With the 2.0 release of the SDK Apple promised to provide some sort of notification mechanism so that third part applications could be notified of incoming messages and potentially even handle those messages. Unfortunately Apple has failed to provide such an SDK, and I think the reason has to do with background processing: Apple doesn’t want a whole bunch of iPhone applications launching executables in the background. The problem, of course, is that any SDK which triggers a background process gives a developer the opportunity to hog CPU cycles, draining the battery and slowing the iPhone down.
I have a modest proposal as to how to handle such a mechanism which would not require a background process to be triggered which could potentially be abused.
There are three classes of applications in Apple’s iPhone suite which receive background notifications. The first class, the SMS message system and the phone system, updates the message count in their application icon, plays a notification sound, and they also post a text string summarizing the message on the home screen before the phone is unlocked.
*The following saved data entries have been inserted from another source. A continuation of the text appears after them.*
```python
SIGNATURES = {
    "fk_version": (_int, []),
    "fk_last_error": (C.c_char_p, []),
    "fk_gemm_nt": (_int, [_p, _i64, _p, _i64, _p, _i64, _i64, _i64, _i64, _p, _p, _i64, _i64, _int, _int, _p]),
    "fk_gemv_nt": (_int, [_p, _i64, _p, _i64, _p, _i64, _i64, _i64, _i64, _p, _p, _i64, _p, _p, _f32, _int, _int, _int, _p]),
    "fk_gemm_nt_rope": (_int, [_p, _i64, _p, _i64, _p, _i64, _i64, _i64, _i64, _p, _p, _i64, _i64, _i64, _i64, _i64, _i64, _i64, _int, _p]),
    "fk_gemm_nt_swiglu": (_int, [_p, _i64, _p, _i64, _p, _i64, _p, _i64, _i64, _i64, _i64, _int, _p]),
    "fk_gemm_nt_dswiglu": (_int, [_p, _i64, _p, _i64, _p, _i64, _p, _i64, _i64, _i64, _i64, _int, _p]),
    "fk_mlp_bwd_fused": (_int, [_p, _i64, _p, _i64, _p, _i64, _p, _i64, _p, _i64, _p, _i64, _i64, _i64, _i64, _int, _p]),
    "fk_gemm_nt_route": (_int, [_i64, _i64, _i64, _int, _int, _int, _int]),
    "fk_gemm_nt_rope_route": (_int, [_i64] * 6 + [_int] + [_i64] * 5 + [_int, _int]),
    "fk_gemm_nt_swiglu_route": (_int, [_i64] * 7 + [_int, _int]),
    "fk_mlp_bwd_fused_route": (_int, [_i64, _i64]),
    "fk_gemm_tn_route": (_int, [_i64, _i64, _i64, _int, _p, _p]),
    "fk_gemm_tn_workspace_bytes": (_sz, [_i64, _i64, _i64, _int]),
    "fk_gemm_tn": (_int, [_p, _i64, _p, _i64, _p, _i64, _i64, _i64, _i64, _int, _int, _p, _sz, _p]),
    "fk_gemm_tn_swiglu": (_int, [_p, _i64, _p, _i64, _p, _p, _i64, _i64, _i64, _i64, _int, _p, _sz, _p]),
    "fk_colsum_workspace_bytes": (_sz, [_i64, _i64]),
    "fk_colsum": (_int, [_p, _i64, _p, _i64, _i64, _int, _int, _p, _sz, _p]),
    "fk_attn_fwd": (_int, [_p, _p, _p, _p, _p] + [_i64] * 13 + [_int, _i64, _i64, _i64, _p, _p, _f32, _int, _int, _p]),
    "fk_attn_bwd": (_int, [_p] * 10 + [_i64] * 13 + [_int, _i64, _i64, _i64, _p, _p, _f32, _p, _i64, _i64, _int, _int, _p]),
    "fk_attn_fwd_dropout": (_int, [_p, _p, _p, _p, _p] + [_i64] * 13 + [_int, _i64, _i64, _i64, _p, _p, _f32, _int, _f32, _p, _u32, _int, _p]),
    "fk_attn_bwd_dropout": (_int, [_p] * 10 + [_i64] * 13 + [_int, _i64, _i64, _i64, _p, _p, _f32, _p, _i64, _i64, _int, _f32, _p, _u32, _int, _p]),
    "fk_attn_route": (_int, [_i64, _i64, _i64, _int, _int, _i64, _i64, _i64, _int, _int, _int, _p, _p, _p]),
    "fk_dropout": (_int, [_p, _p, _p, _i64, _f32, _p, _u32, _int, _p]),
    "fk_norm_fwd": (_int, [_p, _p, _p, _p, _p, _p, _i64, _i64, _f32, _int, _int, _p]),
    "fk_norm_bwd_workspace_bytes": (_sz, [_i64, _i64]),
    "fk_norm_bwd": (_int, [_p] * 9 + [_i64, _i64, _int, _int, _int, _p, _sz, _p]),
    "fk_rope": (_int, [_p, _i64, _i64, _i64, _i64, _i64, _p, _i64, _i64, _int, _int, _p]),
    "fk_patchify": (_int, [_p, _p, _i64, _i64, _i64, _i64, _i64, _int, _p]),
    "fk_swiglu_fwd": (_int, [_p, _p, _i64, _i64, _int, _p]),
    "fk_swiglu_bwd": (_int, [_p, _p, _p, _i64, _i64, _int, _p]),
    "fk_gelu_fwd": (_int, [_p, _p, _i64, _int, _p]),
    "fk_gelu_bwd": (_int, [_p, _p, _p, _i64, _int, _p]),
    "fk_cast_pack": (_int, [_p, _i64, _p, _i64, _i64, _i64, _int, _int, _p]),
    "fk_cast_pack_rows": (_int, [_p, _i64, _p, _i64, _i64, _i64, _int, _i64, _i64, _i64, _int, _p]),
    "fk_cast_pack_multi": (_int, [_p, _i64, _i64, _int, _p]),
    "fk_cast": (_int, [_p, _int, _p, _int, _i64, _p]),
    "fk_add": (_int, [_p, _p, _p, _i64, _int, _p]),
    "fk_gather_rows": (_int, [_p, _i64, _int, _p, _i64, _p, _i64, _int, _i64, _i64, _i64, _int, _p]),
# ... 141 lines not shown
```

The second class, such as the iPhone Mail application, plays a notification sound and updates the message count in the application icon, but does not display a message on the home screen. And the third class, such as the App Store, displays a message count but does not play a sound.
It seems that one could easily provide a notification infrastructure through the Mobile Me servers to provide the second and third class of service to third party applications.
This would be done as follows:
(1) In order to figure out which phone should be notified, an extension to the iPhone’s API to get the device IMSI identifier would need to be provided. This would allow an application on the phone to obtain and transmit the IMSI, so the user of an application can be linked to his specific phone.
(2) An extension to the Mobile Me service would need to be made to allow a notification message to be sent to a specific device identified by its IMSI. This value would also be linked to the specific receiving application using the application’s bundle identifier, and the packet would allow a limited amount of information to be sent–perhaps around 80 bytes, more than long enough for a UUID or a small token to be sent to the phone. Ideally this would also allow the notification packet to fit within a SMS style packet over WDP.
(3) A new message notification task would need to receive the WDP notification messages for the device. This notification task service would handle receiving the incoming notifications and putting them in a database queue sorted by application identifier.
(4) Each application which can receive notifications would need to be extended with a configuration bundle containing a short snippet of XML which would indicate how incoming messages are handled. There is no application code here; instead, the XML would indicate that when a notification was received:
(a) The application’s notification number should be set to the number of incoming messages, or the number of incoming messages are added to the notification number in the application, or (for applications which send one notification indicating multiple things) if the notification number should come from the message body. (Thus, there are two orthogonal options here: each message represents 1 or more than 1, each message adds or does not add to the existing application badge value.)
(b) If the phone should play a notification message if a notification for that application is received,
(5) A new API which, on application launch, allows the application to get the incoming notifications from the notification service database.
This would allow applications to receive notifications from a remote server without having to actually execute on notification.
Now of course the channel into the Mobile Me notification service should be hardened: perhaps a two-way SSL certificate can be set up so that incoming messages from a developer must use a signed certificate to establish the SSL connection, along with some sort of handshake to verify the identity of the server sending the message and if it is authorized to send messages to the specific application. And naturally the notification service would need to throttle messages from a remote service to prevent ‘spamming’ devices, and a developer’s notification service channel would also need to exist for testing purposes.
But I think this is entirely doable, and would provide what a developer would need to develop an IM-style application or messaging application without running a background process to check for new messages.